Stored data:
_____

diff --git a/robocupvision_amd/csrc/conv_bf3_stage.h b/robocupvision_amd/csrc/conv_bf3_stage.h
--- a/robocupvision_amd/csrc/conv_bf3_stage.h
+++ b/robocupvision_amd/csrc/conv_bf3_stage.h
@@ -23,7 +23,7 @@
     if (TWO) r.ax[u] = ld4(a.in_aux + o);
   }
 }
-template <int MODE, int CH, int NU, bool TWO>
+template <int MODE, int CH, int NU, bool TWO, bool LEAN = false>
 __device__ __forceinline__ void bf3_conv_store(const Bf3ConvRegs<NU, TWO>& r, const ConvArgs& a, char* img, int C, int c0, int tid, int npix) {
   constexpr int Q = CH / 4, PP = 256 / Q;
   const int q = tid % Q, lp = tid / Q;
@@ -39,7 +39,7 @@
     if (!r.ok[u]) v = make_float4(0.f, 0.f, 0.f, 0.f);
     if (pix < npix) {
       const Bf3Tri lo = bf3_split2(v.x, v.y), hi = bf3_split2(v.z, v.w);
-      char* d = img + pix * (6 * CH) + 8 * q;
+      char* d = LEAN ? img + lp * (6 * CH) + 8 * q + u * (PP * 6 * CH) : img + pix * (6 * CH) + 8 * q;
       *reinterpret_cast<uint2*>(d) = make_uint2(lo.h, hi.h);
       *reinterpret_cast<uint2*>(d + 2 * CH) = make_uint2(lo.m, hi.m);
       *reinterpret_cast<uint2*>(d + 4 * CH) = make_uint2(lo.l, hi.l);
@@ -47,9 +47,9 @@
   }
 }
 
-template <int CH, int NU, bool TWO>
+template <int CH, int NU, bool TWO, bool LEAN = false>
 __device__ __forceinline__ void bf3_conv_stage(const ConvArgs& a, const TileInfo& ti, char* img, int C, int c0, int tid, int npix) {
   Bf3ConvRegs<NU, TWO> r;
   bf3_conv_load<CH, NU, TWO>(r, a, ti, C, c0, tid, npix);
-  with_load_mode<TWO>(a.in_mode, [&](auto mode) { bf3_conv_store<mode(), CH, NU, TWO>(r, a, img, C, c0, tid, npix); });
+  with_load_mode<TWO>(a.in_mode, [&](auto mode) { bf3_conv_store<mode(), CH, NU, TWO, LEAN>(r, a, img, C, c0, tid, npix); });
 }
diff --git a/robocupvision_amd/csrc/conv_common.h b/robocupvision_amd/csrc/conv_common.h
--- a/robocupvision_amd/csrc/conv_common.h
+++ b/robocupvision_amd/csrc/conv_common.h
@@ -70,11 +70,12 @@
   int wino;
   int bf3;
   int small;
+  int waves_n;
 };
 
-template <auto KERN>
+template <auto KERN, int THREADS = 512>
 static int conv_launch_with_lds(const ConvPlan& pl, const ConvArgs& a, hipStream_t s) {
-  return rcv_launch_with_lds<KERN>(a, dim3(pl.grid), pl.lds, pl.dev, s);
+  return rcv_launch_with_lds<KERN, THREADS>(a, dim3(pl.grid), pl.lds, pl.dev, s);
 }
 
 static inline int conv_xpitch(int CK, int pixel_stride) {
diff --git a/robocupvision_amd/csrc/conv_epilogue.h b/robocupvision_amd/csrc/conv_epilogue.h
--- a/robocupvision_amd/csrc/conv_epilogue.h
+++ b/robocupvision_amd/csrc/conv_epilogue.h
@@ -1,11 +1,14 @@
 #pragma once
 #include "conv_common.h"
 
-template <int WM, int WN, int WAVES_M, int WAVES_N, int KIND, int EB = (WM == 1 ? WN : 0)>
-__device__ __forceinline__ void conv_epilogue_tile(const ConvArgs& a, const TileInfo& ti, f32x4 (&acc)[WM][WN], float (&s1)[WM][4], float (&s2)[WM][4], int tid) {
+template <int WM, int WN, int WAVES_M, int WAVES_N, int KIND, int EB = (WM == 1 ? WN : 0), bool CHAIN = false>
+__device__ __forceinline__ void conv_epilogue_tile(const ConvArgs& a, const TileInfo& ti, f32x4 (&acc)[WM][WN], float (&s1)[WM][4], float (&s2)[WM][4], int tid,
+                                                   f32x4* dd = nullptr, uint32_t* okm = nullptr) {
+  static_assert(!CHAIN || EB > 0, "the chained form is written for the batched epilogue");
   const int lane = tid & 63, wave = tid >> 6;
   const int wave_m = wave / WAVES_N, wave_n = wave % WAVES_N;
   const int l15 = lane & 15, l4 = lane >> 4;
+  const bool defer = CHAIN && (wave_n & 1) && a.stats != RCV_STATS_NONE;
 #pragma unroll
     for (int m = 0; m < WM; ++m) {
       const int cov = ti.co0 + (wave_m * WM + m) * 16 + 4 * l4;
@@ -102,6 +105,23 @@
             if (a.flags & RCV_F_RELU) { v.x = fmaxf(v.x, 0.f); v.y = fmaxf(v.y, 0.f); v.z = fmaxf(v.z, 0.f); v.w = fmaxf(v.w, 0.f); }
             if (a.flags & RCV_F_RESID) { const float4 rr = rrb[i]; v.x += rr.x; v.y += rr.y; v.z += rr.z; v.w += rr.w; }
             *reinterpret_cast<float4*>(a.out + off) = v;
+            if constexpr (CHAIN) {
+              if (defer) {
+                float4 t = v, f = v;
+                if (bwd_stats) {
+                  const float4 e = eb[i];
+                  f = make_float4(e.x - mu.x, e.y - mu.y, e.z - mu.z, e.w - mu.w);
+                  if (a.stats == RCV_STATS_BWD_DEC) {
+                    t.x = fmaf(e.x, e0.x, e1.x) > 0.f ? v.x : 0.f; t.y = fmaf(e.y, e0.y, e1.y) > 0.f ? v.y : 0.f;
+                    t.z = fmaf(e.z, e0.z, e1.z) > 0.f ? v.z : 0.f; t.w = fmaf(e.w, e0.w, e1.w) > 0.f ? v.w : 0.f;
+                  }
+                }
+                acc[m][b] = (f32x4){t.x, t.y, t.z, t.w};
+                dd[m * WN + b] = (f32x4){f.x, f.y, f.z, f.w};
+                *okm |= 1u << (m * WN + b);
+                continue;
+              }
+            }
             if (a.stats == RCV_STATS_FWD) {
               s1[m][0] += v.x; s1[m][1] += v.y; s1[m][2] += v.z; s1[m][3] += v.w;
               s2[m][0] = fmaf(v.x, v.x, s2[m][0]); s2[m][1] = fmaf(v.y, v.y, s2[m][1]);
@@ -128,13 +148,15 @@
 }
 
 template <int WM, int WAVES_M, int WAVES_N, int KIND>
-__device__ __forceinline__ void conv_epilogue_stats(const ConvArgs& a, size_t row, int co0, float (&s1)[WM][4], float (&s2)[WM][4], float* red, int tid) {
+__device__ __forceinline__ void conv_epilogue_stats(const ConvArgs& a, size_t row, int co0, float (&s1)[WM][4], float (&s2)[WM][4], float* red, int tid,
+                                                    bool active = true) {
   constexpr int NT = WAVES_M * WAVES_N * 64;
   constexpr int COT = WM * WAVES_M * 16;
   const int lane = tid & 63, wave = tid >> 6;
   const int wave_m = wave / WAVES_N, wave_n = wave % WAVES_N;
   const int l15 = lane & 15, l4 = lane >> 4;
     {
+      if (active) {
 #pragma unroll
       for (int m = 0; m < WM; ++m)
 #pragma unroll
@@ -154,7 +176,9 @@
             red[(wave_n * 2 + 1) * COT + cl_] = s2[m][r];
           }
       }
+      }
       __syncthreads();
+      if (!active) return;
       if (KIND == KIND_TMERGED) {
         for (int e = tid; e < 2 * a.Cout; e += NT) {
           const int which = e / a.Cout, co = e - which * a.Cout;
@@ -193,3 +217,44 @@
     conv_epilogue_stats<WM, WAVES_M, WAVES_N, KIND>(a, row, ti.co0, s1, s2, red, tid);
   }
 }
+
+template <int WM, int WN, int WAVES_M, int WAVES_N, int KIND, int EB>
+__device__ __forceinline__ void conv_epilogue_chained(const ConvArgs& a, const TileInfo& ti, f32x4 (&acc)[WM][WN], float* red, float* chain, int tid) {
+  static_assert(WAVES_N % 2 == 0 && WM * WN <= 32, "pairs of wave columns; one bit per accumulator block");
+  float s1[WM][4], s2[WM][4];
+#pragma unroll
+  for (int m = 0; m < WM; ++m)
+#pragma unroll
+    for (int r = 0; r < 4; ++r) { s1[m][r] = 0.f; s2[m][r] = 0.f; }
+  f32x4 dd[WM * WN];
+  uint32_t okm = 0;
+  conv_epilogue_tile<WM, WN, WAVES_M, WAVES_N, KIND, EB, true>(a, ti, acc, s1, s2, tid, dd, &okm);
+  if (a.stats == RCV_STATS_NONE) return;
+  const int lane = tid & 63, wave = tid >> 6;
+  const int wave_m = wave / WAVES_N, wave_n = wave % WAVES_N;
+  const bool second = wave_n & 1;
+  const int pair = wave_m * (WAVES_N / 2) + (wave_n >> 1);
+  float* ch = chain + pair * (WM * 8 * 64) + lane;
+  if (!second) {
+#pragma unroll
+    for (int m = 0; m < WM; ++m)
+#pragma unroll
+      for (int r = 0; r < 4; ++r) { ch[(m * 8 + r) * 64] = s1[m][r]; ch[(m * 8 + 4 + r) * 64] = s2[m][r]; }
+  }
+  __syncthreads();
+  if (second) {
+#pragma unroll
+    for (int m = 0; m < WM; ++m) {
+#pragma unroll
+      for (int r = 0; r < 4; ++r) { s1[m][r] = ch[(m * 8 + r) * 64]; s2[m][r] = ch[(m * 8 + 4 + r) * 64]; }
+#pragma unroll
+      for (int b = 0; b < WN; ++b) {
+        if (!((okm >> (m * WN + b)) & 1u)) continue;
+#pragma unroll
+        for (int r = 0; r < 4; ++r) { s1[m][r] += acc[m][b][r]; s2[m][r] = fmaf(acc[m][b][r], dd[m * WN + b][r], s2[m][r]); }
+      }
+    }
+  }
+  const size_t row = (size_t)(KIND == KIND_TPHASE ? (ti.py * 2 + ti.px) * a.n_pix_tiles : 0) + ti.pt;
+  conv_epilogue_stats<WM, WAVES_M, WAVES_N / 2, KIND>(a, row, ti.co0, s1, s2, red, pair * 64 + lane, second);
+}
diff --git a/robocupvision_amd/csrc/rcv_internal.h b/robocupvision_amd/csrc/rcv_internal.h
--- a/robocupvision_amd/csrc/rcv_internal.h
+++ b/robocupvision_amd/csrc/rcv_internal.h
@@ -108,11 +108,11 @@
   } while (0)
 
 #if defined(__HIPCC__)
-template <auto KERN, typename Args>
+template <auto KERN, int THREADS = 512, typename Args>
 static int rcv_launch_with_lds(const Args& a, dim3 grid, size_t lds, int dev, hipStream_t s) {
   static size_t configured[RCV_MAX_DEVICES];
   RCV_ENSURE_LDS(KERN, lds, dev, configured);
-  hipLaunchKernelGGL(KERN, grid, dim3(512), lds, s, a);
+  hipLaunchKernelGGL(KERN, grid, dim3(THREADS), lds, s, a);
   RCV_HIP(hipGetLastError());
   return RCV_OK;
 }
diff --git a/robocupvision_amd/csrc/split_bf16.h b/robocupvision_amd/csrc/split_bf16.h
--- a/robocupvision_amd/csrc/split_bf16.h
+++ b/robocupvision_amd/csrc/split_bf16.h
@@ -29,3 +29,9 @@
   const bf16x4 hi = __builtin_amdgcn_ds_read_tr16_b64_v4bf16((lds_bf16x4*)(p + off1));
   return __builtin_shufflevector(lo, hi, 0, 1, 2, 3, 4, 5, 6, 7);
 }
+
+constexpr const char* BF3_TWO_CONSUMERS = "fd";
+static inline bool bf3_two_consumers(char dir) {
+  if (const char* ev = RCV_ENV("RCV_BF3_ONEC")) return strchr(ev, dir) == nullptr;
+  return strchr(BF3_TWO_CONSUMERS, dir) != nullptr;
+}
diff --git a/robocupvision_amd/csrc/wgrad_bf3.hip b/robocupvision_amd/csrc/wgrad_bf3.hip
--- a/robocupvision_amd/csrc/wgrad_bf3.hip
+++ b/robocupvision_amd/csrc/wgrad_bf3.hip
@@ -57,14 +57,15 @@
   }
 }
 
-template <int TW, bool GTWO>
-__global__ __launch_bounds__(512) void wgrad_bf3_kernel(const WgradArgs a) {
+template <int TW, bool GTWO, int WAVES_N = 2>
+__global__ __launch_bounds__(128 * WAVES_N + 256) void wgrad_bf3_kernel(const WgradArgs a) {
   using G = B3Geom<TW>;
+  constexpr int NC = 128 * WAVES_N, NN = 4 / WAVES_N;
   extern __shared__ __attribute__((aligned(16))) char smem3[];
-  const bool producer = threadIdx.x >= 256;
-  const int tid = producer ? (int)threadIdx.x - 256 : (int)threadIdx.x;
+  const bool producer = threadIdx.x >= NC;
+  const int tid = producer ? (int)threadIdx.x - NC : (int)threadIdx.x;
   const int lane = tid & 63, wave = tid >> 6;
-  const int wave_n = wave & 1, wave_m = wave >> 1;
+  const int wave_n = wave & (WAVES_N - 1), wave_m = wave >> (WAVES_N == 4 ? 2 : 1);
   const int l15 = lane & 15, l4 = lane >> 4;
 
   const int n_ca_tiles = a.CAP / 64;
@@ -124,20 +125,20 @@
     return;
   }
 
-  f32x4 acc[9][2][2];
+  f32x4 acc[9][2][NN];
 #pragma unroll
   for (int t = 0; t < 9; ++t)
 #pragma unroll
     for (int m = 0; m < 2; ++m)
 #pragma unroll
-      for (int nn = 0; nn < 2; ++nn) acc[t][m][nn] = (f32x4){0.f, 0.f, 0.f, 0.f};
+      for (int nn = 0; nn < NN; ++nn) acc[t][m][nn] = (f32x4){0.f, 0.f, 0.f, 0.f};
   const int q = l15 >> 2, p = l15 & 3;
   const int kp = 4 * l4 + q;
   int a_off[2];
 #pragma unroll
   for (int m = 0; m < 2; ++m) a_off[m] = 3 * G::GPLANE + kp * B3_PPITCH + (((wave_m * 2 + m) ^ ((kp >> 1) & 3)) << 5) + 8 * p;
   const int g_row = TW == 8 ? (l4 >> 1) * G::IW + 4 * (l4 & 1) + q : kp;
-  const int g_off = g_row * B3_GPITCH + (wave_n * 2) * 32 + 8 * p;
+  const int g_off = g_row * B3_GPITCH + (wave_n * NN) * 32 + 8 * p;
   const lds_char* lds0 = (const lds_char*)smem3;
 
   auto contract = [&](const lds_char* buf) {
@@ -152,16 +153,16 @@
         A[0][pl] = bf3_read_tr(pa0, pl * B3_PPLANE + (32 * j) * B3_PPITCH, pl * B3_PPLANE + (32 * j + 16) * B3_PPITCH);
         A[1][pl] = bf3_read_tr(pa1, pl * B3_PPLANE + (32 * j) * B3_PPITCH, pl * B3_PPLANE + (32 * j + 16) * B3_PPITCH);
       }
-      auto load_b = [&](int t, bf16x8 (&B)[2][3]) {
+      auto load_b = [&](int t, bf16x8 (&B)[NN][3]) {
         const int ky = t / 3, kx = t % 3;
         const int r0 = ((TW == 8 ? 4 * j : 2 * j) + ky) * G::IW + kx;
         const int r1 = ((TW == 8 ? 4 * j + 2 : 2 * j + 1) + ky) * G::IW + kx;
 #pragma unroll
         for (int pl = 0; pl < 3; ++pl)
 #pragma unroll
-          for (int nn = 0; nn < 2; ++nn) B[nn][pl] = bf3_read_tr(pg, pl * G::GPLANE + r0 * B3_GPITCH + nn * 32, pl * G::GPLANE + r1 * B3_GPITCH + nn * 32);
+          for (int nn = 0; nn < NN; ++nn) B[nn][pl] = bf3_read_tr(pg, pl * G::GPLANE + r0 * B3_GPITCH + nn * 32, pl * G::GPLANE + r1 * B3_GPITCH + nn * 32);
       };
-      bf16x8 Bb[2][2][3];
+      bf16x8 Bb[2][NN][3];
       load_b(0, Bb[0]);
 #pragma unroll
       for (int t = 0; t < 9; ++t) {
@@ -171,10 +172,10 @@
 #pragma unroll
           for (int m = 0; m < 2; ++m)
 #pragma unroll
-            for (int nn = 0; nn < 2; ++nn) acc[t][m][nn] = __builtin_amdgcn_mfma_f32_16x16x32_bf16(A[m][BF3_TA[e]], Bb[t & 1][nn][BF3_TB[e]], acc[t][m][nn], 0, 0, 0);
+            for (int nn = 0; nn < NN; ++nn) acc[t][m][nn] = __builtin_amdgcn_mfma_f32_16x16x32_bf16(A[m][BF3_TA[e]], Bb[t & 1][nn][BF3_TB[e]], acc[t][m][nn], 0, 0, 0);
         if (t < 8) {
 #pragma unroll
-          for (int e = 0; e < 24; ++e) {
+          for (int e = 0; e < 12 * NN; ++e) {
             __builtin_amdgcn_sched_group_barrier(0x008, 1, 0);
             __builtin_amdgcn_sched_group_barrier(0x100, 1, 0);
           }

_____

* **Instructions to follow**
From the entries above, print the lines beginning at the one with "rcv_launch_with_lds<KERN>(a, dim3(pl.grid), pl.lds, pl.dev, s);" and stopping after the one with "float4 e = eb[i];", exactly as written and with nothing else.

* **Solution to the problem**
-  return rcv_launch_with_lds<KERN>(a, dim3(pl.grid), pl.lds, pl.dev, s);
+  return rcv_launch_with_lds<KERN, THREADS>(a, dim3(pl.grid), pl.lds, pl.dev, s);
 }
 
 static inline int conv_xpitch(int CK, int pixel_stride) {
diff --git a/robocupvision_amd/csrc/conv_epilogue.h b/robocupvision_amd/csrc/conv_epilogue.h
--- a/robocupvision_amd/csrc/conv_epilogue.h
+++ b/robocupvision_amd/csrc/conv_epilogue.h
@@ -1,11 +1,14 @@
 #pragma once
 #include "conv_common.h"
 
-template <int WM, int WN, int WAVES_M, int WAVES_N, int KIND, int EB = (WM == 1 ? WN : 0)>
-__device__ __forceinline__ void conv_epilogue_tile(const ConvArgs& a, const TileInfo& ti, f32x4 (&acc)[WM][WN], float (&s1)[WM][4], float (&s2)[WM][4], int tid) {
+template <int WM, int WN, int WAVES_M, int WAVES_N, int KIND, int EB = (WM == 1 ? WN : 0), bool CHAIN = false>
+__device__ __forceinline__ void conv_epilogue_tile(const ConvArgs& a, const TileInfo& ti, f32x4 (&acc)[WM][WN], float (&s1)[WM][4], float (&s2)[WM][4], int tid,
+                                                   f32x4* dd = nullptr, uint32_t* okm = nullptr) {
+  static_assert(!CHAIN || EB > 0, "the chained form is written for the batched epilogue");
   const int lane = tid & 63, wave = tid >> 6;
   const int wave_m = wave / WAVES_N, wave_n = wave % WAVES_N;
   const int l15 = lane & 15, l4 = lane >> 4;
+  const bool defer = CHAIN && (wave_n & 1) && a.stats != RCV_STATS_NONE;
 #pragma unroll
     for (int m = 0; m < WM; ++m) {
       const int cov = ti.co0 + (wave_m * WM + m) * 16 + 4 * l4;
@@ -102,6 +105,23 @@
             if (a.flags & RCV_F_RELU) { v.x = fmaxf(v.x, 0.f); v.y = fmaxf(v.y, 0.f); v.z = fmaxf(v.z, 0.f); v.w = fmaxf(v.w, 0.f); }
             if (a.flags & RCV_F_RESID) { const float4 rr = rrb[i]; v.x += rr.x; v.y += rr.y; v.z += rr.z; v.w += rr.w; }
             *reinterpret_cast<float4*>(a.out + off) = v;
+            if constexpr (CHAIN) {
+              if (defer) {
+                float4 t = v, f = v;
+                if (bwd_stats) {
+                  const float4 e = eb[i];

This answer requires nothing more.